Source information START

## Reorder visual Jacobian rows knot-major and simplify Hessian scatter indexing

Stages the visual Jacobian columns in knot-major order so that global Hessian row and column indices become affine in the knot offsets. This lets the scatter skip per-element vis_col decoding and the diagonal-doubling checks when the two spans don't overlap (sj-si>=4). IMU tile scatter now uses precomputed per-lane packed offsets with a wave-uniform span, and cross-lane reductions use permlane swaps instead of shuffles. The LDS-to-global flush now walks rows directly instead of inverting the packed triangular index with a sqrt. These changes add code size and register pressure, and they depend on the permutation being correct, which a static_assert checks.

```diff
diff --git a/ctrl-vio_amd/csrc/kernels.hpp b/ctrl-vio_amd/csrc/kernels.hpp
--- a/ctrl-vio_amd/csrc/kernels.hpp
+++ b/ctrl-vio_amd/csrc/kernels.hpp
@@ -23,6 +23,17 @@
   const int lo = __builtin_amdgcn_readlane((int)(b & 0xffffffffll), lane);
   const int hi = __builtin_amdgcn_readlane((int)(b >> 32), lane);
   return __longlong_as_double(((long long)hi << 32) | (unsigned int)lo);
+}
+
+__device__ __forceinline__ double rowgroup_sum(double p) {
+  unsigned lo = (unsigned)__double2loint(p), hi = (unsigned)__double2hiint(p);
+  const auto a = __builtin_amdgcn_permlane16_swap(lo, lo, false, false);
+  const auto b = __builtin_amdgcn_permlane16_swap(hi, hi, false, false);
+  const double s = __hiloint2double((int)b[0], (int)a[0]) + __hiloint2double((int)b[1], (int)a[1]);
+  lo = (unsigned)__double2loint(s); hi = (unsigned)__double2hiint(s);
+  const auto c = __builtin_amdgcn_permlane32_swap(lo, lo, false, false);
+  const auto e = __builtin_amdgcn_permlane32_swap(hi, hi, false, false);
+  return __hiloint2double((int)e[0], (int)c[0]) + __hiloint2double((int)e[1], (int)c[1]);
 }
 
 __device__ __forceinline__ int opaque_zero() {
@@ -51,7 +62,7 @@
   if (c < 24) return 6 * (s + (c - 12) / 3) + 3 + (c - 12) % 3;
   return 6 * K + 6 * bias + (c - 24);
 }
-__device__ __forceinline__ int vis_col(int c, int si, int sj, int P) {
+constexpr __device__ __forceinline__ int vis_col(int c, int si, int sj, int P) {
   if (c < 12) return 6 * (si + c / 3) + c % 3;
   if (c < 24) return 6 * (si + (c - 12) / 3) + 3 + (c - 12) % 3;
   if (c < 36) return 6 * (sj + (c - 24) / 3) + (c - 24) % 3;
@@ -59,6 +70,23 @@
   if (c == 48) return -1;
   return P - 1;
 }
+constexpr __device__ __forceinline__ int vis_knot_major_to_col(int c) {
+  const int end = c / 24, r = c % 24, k = r / 6, cc = r % 6;
+  return 24 * end + (cc < 3 ? 3 * k + cc : 12 + 3 * k + (cc - 3));
+}
+constexpr bool vis_knot_major_complete() {
+  bool seen[48] = {};
+  for (int c = 0; c < 48; ++c) {
+    const int o = vis_knot_major_to_col(c);
+    if (o < 0 || o >= 48 || seen[o]) return false;
+    seen[o] = true;
+    for (int si = 0; si < 3; ++si)
+      for (int sj = 0; sj < 9; sj += 4)
+        if (vis_col(o, si, sj, 1000) != (c < 24 ? 6 * si + c : 6 * sj + c - 24)) return false;
+  }
+  return true;
+}
+static_assert(vis_knot_major_complete(), "vis_knot_major_to_col must permute the 48 pose columns into [end][knot][6]");
 
 __device__ __forceinline__ void load_knots(const double *quat, const double *pos, int k0, const double *origin,
                                                             Knots4 &k) {
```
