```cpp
int slamit_orb_profile(slamit_orb* h, int enable, float* stage_ms, int32_t* stage_calls, int nstages) {
    if (!h) return slamit_fail(SLAMIT_ERR_ARG, "slamit_orb_profile: null handle");
    SLAMIT_USE_DEVICE(h->device);
    if (stage_ms || stage_calls) {
        for (int i = 0; i < nstages; ++i) { if (stage_ms) stage_ms[i] = 0.f; if (stage_calls) stage_calls[i] = 0; }
        for (size_t i = 0; i < h->prof_stage.size() && 2 * i + 1 < h->prof_ev.size(); ++i) {
            HIP_TRY(hipEventSynchronize(h->prof_ev[2 * i + 1]));
            float ms = 0.f;
            HIP_TRY(hipEventElapsedTime(&ms, h->prof_ev[2 * i], h->prof_ev[2 * i + 1]));
            int s = h->prof_stage[i];
            if (s < nstages) { if (stage_ms) stage_ms[s] += ms; if (stage_calls) stage_calls[s] += 1; }
        }
    }
    for (hipEvent_t e : h->prof_ev) hipEventDestroy(e);
    h->prof_ev.clear(); h->prof_stage.clear();
    h->prof_on = enable;
    h->prof_call = 0;
    return SLAMIT_OK;
}

int slamit_orb_level(slamit_orb* h, int frame, int level, uint8_t* dst, size_t dst_bytes, int* w, int* h_out) {
    if (!h || level < 0 || level >= h->nlevels) return slamit_fail(SLAMIT_ERR_ARG, "slamit_orb_level: bad level");
    if (h->p.width == 0 || h->p.height == 0) return slamit_fail(SLAMIT_ERR_STATE, "slamit_orb_level: empty image");
    const OrbLevel& L = h->pl.levels[level];
    if (w) *w = L.w;
    if (h_out) *h_out = L.h;
    if (!dst) return SLAMIT_OK;
    if (frame < 0 || frame >= h->last_nframes || !h->last_img0) return slamit_fail(SLAMIT_ERR_STATE, "slamit_orb_level: no such frame in the last extract call");
    size_t need = (size_t)(L.w + 38) * (L.h + 38);
    if (dst_bytes < need) return slamit_fail(SLAMIT_ERR_CAPACITY, "slamit_orb_level: dst too small");
    SLAMIT_USE_DEVICE(h->device);
    const uint8_t* src = level == 0 ? h->last_img0 + (size_t)frame * h->last_frame
                                    : h->d_pyr + L.plane_off + (size_t)frame * h->pl.pyr_frame_total;
    orbk_pad(h->stream, src, L.w, L.h, level == 0 ? h->last_stride : (size_t)L.stride, h->d_scratch);
// ... 68 lines not shown
```

### weiner_slamit_v2_amd/csrc/orb_kernels.hip

```cpp
#include <hip/hip_runtime.h>
#include <stdint.h>

#include <algorithm>

#include "orb_types.h"
#include "slamit_math.h"
#include "wave_ops.h"
#include "../../include/slamit.h"
#include "../../include/slamit_orb_pattern.h"

#define WAVE 64

__global__ __launch_bounds__(256) void resize_level_kernel(
    const uint8_t* __restrict__ src, int sw, int sh, size_t sstride, size_t sframe,
    uint8_t* __restrict__ dst, int dw, int dh, size_t dstride, size_t dframe,
    const int* __restrict__ xofs, const short* __restrict__ ialpha,
    const int* __restrict__ yofs, const short* __restrict__ ibeta) {
    const int x4 = (blockIdx.x * 64 + (threadIdx.x & 63)) * 4;
    const int y = blockIdx.y * 4 + (threadIdx.x >> 6);
    const int f = blockIdx.z;
    if (x4 >= dw || y >= dh) return;
    const uint8_t* S = src + (size_t)f * sframe;
    int sy = yofs[y];
    int sy0 = min(max(sy, 0), sh - 1), sy1 = min(max(sy + 1, 0), sh - 1);
    const uint8_t* S0 = S + (size_t)sy0 * sstride;
    const uint8_t* S1 = S + (size_t)sy1 * sstride;
    int b0 = ibeta[2 * y], b1 = ibeta[2 * y + 1];
    uint32_t out = 0;
#pragma unroll
    for (int i = 0; i < 4; ++i) {
        int x = x4 + i;
        if (x < dw) {
            int sx = xofs[x];
            int sx1 = min(sx + 1, sw - 1);
            int a0 = ialpha[2 * x], a1 = ialpha[2 * x + 1];
            int r0 = S0[sx] * a0 + S0[sx1] * a1;
            int r1 = S1[sx] * a0 + S1[sx1] * a1;
            int v = ((((b0 * (r0 >> 4)) >> 16) + ((b1 * (r1 >> 4)) >> 16) + 2) >> 2) & 0xFF;
            out |= (uint32_t)v << (8 * i);
        }
    }
    *reinterpret_cast<uint32_t*>(dst + (size_t)f * dframe + (size_t)y * dstride + x4) = out;
}

typedef unsigned short rs_us2 __attribute__((ext_vector_type(2)));
typedef unsigned rs_u3 __attribute__((ext_vector_type(3)));
__device__ __forceinline__ uint32_t rs_dot2(uint32_t taps, uint32_t alpha) {
    return __builtin_amdgcn_udot2(__builtin_bit_cast(rs_us2, taps), __builtin_bit_cast(rs_us2, alpha), 0u, false);
}

#define RS_RP 2

template <int RP>
__device__ __forceinline__ void rs_item(const int item, const uint8_t* S, const unsigned ss, const unsigned sbytes, uint8_t* D, const unsigned dstride,
                                        const uint4* __restrict__ coltab, const uint2* __restrict__ rowtab, const int ngroups,
                                        const unsigned inv_groups, const int dh) {
    const int yq = (int)__umulhi((unsigned)item, inv_groups);
    const int g = item - yq * ngroups;
    const uint8_t* ct = reinterpret_cast<const uint8_t*>(coltab) + 48u * (unsigned)g;
    const uint4 c0 = *reinterpret_cast<const uint4*>(ct), c1 = *reinterpret_cast<const uint4*>(ct + 16u);
    const uint32_t c2x = *reinterpret_cast<const uint32_t*>(ct + 32u);
    int yrow[2 * RP];
    uint2 rt[2 * RP];
    {
        const uint4* rp4 = reinterpret_cast<const uint4*>(reinterpret_cast<const uint8_t*>(rowtab) + 16u * (unsigned)(RP * yq));
#pragma unroll
        for (int r = 0; r < RP; ++r) {
            const uint4 v = rp4[r];
            rt[2 * r] = make_uint2(v.x, v.y); rt[2 * r + 1] = make_uint2(v.z, v.w);
        }
#pragma unroll
        for (int r = 0; r < 2 * RP; ++r) yrow[r] = min(2 * RP * yq + r, dh - 1);
    }
    const unsigned b = c0.x & 0xFFFFu, sh = (c0.x >> 16) & 3u, off1 = (c0.x >> 20) & 15u, off2 = (c0.x >> 24) & 15u;
    const uint32_t sel[4] = {c0.y, c0.z, c0.w, c1.x}, al[4] = {c1.y, c1.z, c1.w, c2x};
    uint32_t w[4 * RP][3];
    const __amdgpu_buffer_rsrc_t rsrc = __builtin_amdgcn_make_buffer_rsrc(const_cast<uint8_t*>(S), 0, sbytes, 0x00020000);
    (void)off1; (void)off2;
#pragma unroll
    for (int r = 0; r < 4 * RP; ++r) {
        const unsigned srow = (r & 1) ? (rt[r >> 1].x >> 16) : (rt[r >> 1].x & 0xFFFFu);
        const unsigned ro = __umul24(srow, ss) + b;
        const rs_u3 v = __builtin_amdgcn_raw_buffer_load_b96(rsrc, (int)ro, 0, 0);
        w[r][0] = v.x; w[r][1] = v.y; w[r][2] = v.z;
    }
#pragma unroll
    for (int k = 0; k < 2 * RP; ++k) {
// ... 1419 lines not shown
    };
    auto rotate = [&]() {
        const blur_u3 ta = qa[0], tb = qb[0];
        qa[0] = qa[1]; qb[0] = qb[1]; qa[1] = qa[2]; qb[1] = qb[2]; qa[2] = ta; qb[2] = tb;
#pragma unroll
        for (int j = 0; j < 4; ++j) { P[0][j] = P[1][j]; P[1][j] = P[2][j]; P[2][j] = P[3][j]; }
    };
#define BLUR_OUT(f, k0, k1, k2, k3, j) \
    min((udot2(P[(f) & 3][j], k3, udot2(P[((f) + 3) & 3][j], k2, udot2(P[((f) + 2) & 3][j], k1, udot2(P[((f) + 1) & 3][j], k0, 1u << 15)))) >> 16), 255u)
#define BLUR_OUT_A(f) (BLUR_OUT(f, kA0, kA1, kA2, kA3, 0) | (BLUR_OUT(f, kA0, kA1, kA2, kA3, 1) << 8) | (BLUR_OUT(f, kA0, kA1, kA2, kA3, 2) << 16) | (BLUR_OUT(f, kA0, kA1, kA2, kA3, 3) << 24))
#define BLUR_OUT_B(f) (BLUR_OUT(f, kB0, kB1, kB2, kB3, 0) | (BLUR_OUT(f, kB0, kB1, kB2, kB3, 1) << 8) | (BLUR_OUT(f, kB0, kB1, kB2, kB3, 2) << 16) | (BLUR_OUT(f, kB0, kB1, kB2, kB3, 3) << 24))
    auto generic = [&](const int p) {
        const blur_u3 na = fetch(2 * p + 6), nb = fetch(2 * p + 7);
        advance(0, 3, na, nb);
        const int ya = 2 * p - 3, yb = 2 * p - 2;
        if (ya >= by0 && ya <= ylast) *reinterpret_cast<uint32_t*>(D + __umul24((unsigned)ya, ds)) = BLUR_OUT_A(3);
        if (yb >= by0 && yb <= ylast) *reinterpret_cast<uint32_t*>(D + __umul24((unsigned)yb, ds)) = BLUR_OUT_B(3);
        rotate();
    };
    int p = p0;
#pragma unroll
    for (int k = 0; k < 3; ++k, ++p) advance(k, k, fetch(2 * p + 6), fetch(2 * p + 7));
    generic(p);
    ++p;
    const int n = min((ylast + 2) >> 1, (h - 8) >> 1) - p + 1;
    int nu = 0;
    {
        const unsigned long long act = __ballot(1);
#pragma unroll
        for (int b = 32; b; b >>= 1) nu += __ballot(n >= nu + b) == act ? b : 0;
    }
    if (nu > 0) {
        const uint8_t* sp = S + __umul24((unsigned)(2 * p + 6), ss);
        uint8_t* dp = D + __umul24((unsigned)(2 * p - 3), ds);
        p += nu;
        auto steady = [&](const int q, const int f) {
            const blur_u3 na = fetch_row(sp);
            sp += ss;
            const blur_u3 nb = fetch_row(sp);
            sp += ss;
            advance(q, f, na, nb);
            *reinterpret_cast<uint32_t*>(dp) = BLUR_OUT_A(f);
            dp += ds;
            *reinterpret_cast<uint32_t*>(dp) = BLUR_OUT_B(f);
            dp += ds;
            asm volatile("" : "+v"(sp), "+v"(dp));
        };
        for (; nu >= 12; nu -= 12) {
#pragma unroll
            for (int u = 0; u < 12; ++u) {
                steady(u % 3, (u + 3) & 3);
                __builtin_amdgcn_sched_barrier(0);
            }
        }
        for (; nu >= 3; nu -= 3) {
#pragma unroll
            for (int u = 0; u < 3; ++u) {
                steady(u, (u + 3) & 3);
                __builtin_amdgcn_sched_barrier(0);
            }
#pragma unroll
            for (int j = 0; j < 4; ++j) { P[2][j] = P[1][j]; P[1][j] = P[0][j]; P[0][j] = P[3][j]; }
        }
#pragma unroll 1
        for (; nu > 0; --nu) {
            steady(0, 3);
            rotate();
        }
    }
#pragma unroll 4
    for (; p <= p1; ++p) generic(p);
#undef BLUR_OUT_B
#undef BLUR_OUT_A
#undef BLUR_OUT
}

__constant__ __attribute__((aligned(16))) signed char c_pattern[SLAMIT_ORB_PATTERN_INTS];
#define DESC_KP_PER_WAVE 4
#define DESC_R 18
#define DESC_ROWS (2 * DESC_R + 1)
#define DESC_PITCH 48
#define DESC_LOADS 2

__global__ __launch_bounds__(256) void describe_kernel(
    const OrbLevel* __restrict__ levels, int nlevels,
    const uint8_t* __restrict__ blur,
    const OrbLevelKp* __restrict__ lkp, size_t kp_frame_stride, const int* __restrict__ kp_count,
    slamit_kp* __restrict__ out_kps, uint8_t* __restrict__ out_desc, int out_cap,
    int* __restrict__ out_n, int xcd_frames , int kblocks) {
    const int lane = threadIdx.x & 63;
    int level, frame, kb;
    if (xcd_frames) {
        const unsigned w = blockIdx.x, k = w >> 3, P = (unsigned)(nlevels * kblocks), fq = k / P, local = k - fq * P;
        frame = (int)(8u * fq + ((w + fq) & 7u));
        if (frame >= xcd_frames) return;
        level = (int)(local / (unsigned)kblocks); kb = (int)(local - (unsigned)level * (unsigned)kblocks);
    } else { level = blockIdx.y; frame = blockIdx.z; kb = blockIdx.x; }
    const int i0 = (kb * 4 + (threadIdx.x >> 6)) * DESC_KP_PER_WAVE;
    const OrbLevel& L = levels[level];
    const int* counts = kp_count + frame * nlevels;
    int offset = 0, total = 0;
    for (int l = 0; l < nlevels; ++l) {
        int c = counts[l];
        if (l < level) offset += c;
        total += c;
    }
    if (level == 0 && i0 == 0 && lane == 0) out_n[frame] = min(total, out_cap);
    const int count = counts[level];
    if (i0 >= count) return;
    const int4 pw = reinterpret_cast<const int4*>(c_pattern)[lane];
    const int pt[4] = {pw.x, pw.y, pw.z, pw.w};
    float px0[4], py0[4], px1[4], py1[4];
#pragma unroll
    for (int t = 0; t < 4; ++t) {
        px0[t] = (float)(signed char)(pt[t] & 0xFF); py0[t] = (float)(signed char)((pt[t] >> 8) & 0xFF);
        px1[t] = (float)(signed char)((pt[t] >> 16) & 0xFF); py1[t] = (float)(signed char)((pt[t] >> 24) & 0xFF);
    }
    const uint8_t* img = blur + L.blur_off + (size_t)frame * L.blur_bytes;
    const unsigned step = (unsigned)L.stride;
    const OrbLevelKp* KP = lkp + L.kp_off + (size_t)frame * kp_frame_stride;
    OrbLevelKp kp[DESC_KP_PER_WAVE];
#pragma unroll
    for (int k = 0; k < DESC_KP_PER_WAVE; ++k) kp[k] = KP[min(i0 + k, count - 1)];
    __shared__ __attribute__((aligned(16))) uint8_t s_patch[4][DESC_KP_PER_WAVE][DESC_ROWS * DESC_PITCH];
    const int wv = threadIdx.x >> 6;
    int lrow[DESC_LOADS], lcol[DESC_LOADS];
    unsigned poff[DESC_LOADS];
#pragma unroll
    for (int it = 0; it < DESC_LOADS; ++it) {
        const int idx = lane + 64 * it;
        lrow[it] = (int)(((unsigned)idx * 21846u) >> 16);
        lcol[it] = idx - 3 * lrow[it];
        poff[it] = __umul24((unsigned)min(lrow[it], DESC_ROWS - 1), step) + 16u * (unsigned)lcol[it];
    }
    const __amdgpu_buffer_rsrc_t rsrc = __builtin_amdgcn_make_buffer_rsrc(const_cast<uint8_t*>(img), 0, (unsigned)L.stride * (unsigned)L.h, 0x00020000);
    typedef unsigned desc_u4 __attribute__((ext_vector_type(4)));
    desc_u4 ld[DESC_KP_PER_WAVE][DESC_LOADS];
#pragma unroll
    for (int k = 0; k < DESC_KP_PER_WAVE; ++k) {
        const unsigned base = __umul24((unsigned)(kp[k].y - DESC_R), step) + (unsigned)((kp[k].x - DESC_R) & ~3);
#pragma unroll
        for (int it = 0; it < DESC_LOADS; ++it) ld[k][it] = __builtin_amdgcn_raw_buffer_load_b128(rsrc, (int)(base + poff[it]), 0, 0);
    }
#pragma unroll
    for (int k = 0; k < DESC_KP_PER_WAVE; ++k)
#pragma unroll
        for (int it = 0; it < DESC_LOADS; ++it)
            if (lrow[it] < DESC_ROWS) *reinterpret_cast<desc_u4*>(&s_patch[wv][k][__mul24(lrow[it], DESC_PITCH) + 16 * lcol[it]]) = ld[k][it];
    __builtin_amdgcn_fence(__ATOMIC_ACQ_REL, "wavefront");
    __builtin_amdgcn_wave_barrier();
    typedef float desc_f2 __attribute__((ext_vector_type(2)));
    const desc_f2 magic = {12582912.0f, 12582912.0f};
    const unsigned DESC_BIAS = 0x400000u * (unsigned)DESC_PITCH + 0x4B400000u;
    int tv0[DESC_KP_PER_WAVE][4], tv1[DESC_KP_PER_WAVE][4];
#pragma unroll
    for (int k = 0; k < DESC_KP_PER_WAVE; ++k) {
        const float a = kp[k].cs, b = kp[k].sn;
        const desc_f2 ba = {b, a}, anb = {a, -b};
        const uint8_t* center = &s_patch[wv][k][DESC_R * DESC_PITCH + DESC_R + ((kp[k].x - DESC_R) & 3)];
        const uint8_t* biased = center - DESC_BIAS;
#pragma unroll
        for (int t = 0; t < 4; ++t) {
            const desc_f2 p0 = {px0[t], px0[t]}, q0 = {py0[t], py0[t]}, p1 = {px1[t], px1[t]}, q1 = {py1[t], py1[t]};
            const desc_f2 m0 = (p0 * ba + q0 * anb) + magic, m1 = (p1 * ba + q1 * anb) + magic;
            tv0[k][t] = biased[__umul24(__float_as_uint(m0.x), (unsigned)DESC_PITCH) + __float_as_uint(m0.y)];
            tv1[k][t] = biased[__umul24(__float_as_uint(m1.x), (unsigned)DESC_PITCH) + __float_as_uint(m1.y)];
        }
    }
#pragma unroll
    for (int k = 0; k < DESC_KP_PER_WAVE; ++k) {
        const int i = i0 + k, o = offset + i;
        unsigned nib = 0;
#pragma unroll
        for (int t = 0; t < 4; ++t) nib |= (unsigned)(tv0[k][t] < tv1[k][t]) << t;
        unsigned other = __shfl_xor(nib, 1, WAVE);
        if (i >= count || o >= out_cap) continue;
        if ((lane & 1) == 0)
            out_desc[((size_t)frame * out_cap + o) * SLAMIT_DESC_BYTES + (lane >> 1)] = (uint8_t)(nib | (other << 4));
        if (lane == 0) {
            slamit_kp kk;
            float fx = (float)kp[k].x, fy = (float)kp[k].y;
            if (level != 0) { fx *= L.scale; fy *= L.scale; }
            kk.x = fx; kk.y = fy; kk.size = L.patch_size; kk.angle = kp[k].angle; kk.response = kp[k].response;
            kk.octave = level; kk.class_id = -1;
            out_kps[(size_t)frame * out_cap + o] = kk;
        }
    }
}
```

Source information END

In the entries above, copy each line that contains the string "lrow".

    int lrow[DESC_LOADS], lcol[DESC_LOADS];
        lrow[it] = (int)(((unsigned)idx * 21846u) >> 16);
        lcol[it] = idx - 3 * lrow[it];
        poff[it] = __umul24((unsigned)min(lrow[it], DESC_ROWS - 1), step) + 16u * (unsigned)lcol[it];
            if (lrow[it] < DESC_ROWS) *reinterpret_cast<desc_u4*>(&s_patch[wv][k][__mul24(lrow[it], DESC_PITCH) + 16 * lcol[it]]) = ld[k][it];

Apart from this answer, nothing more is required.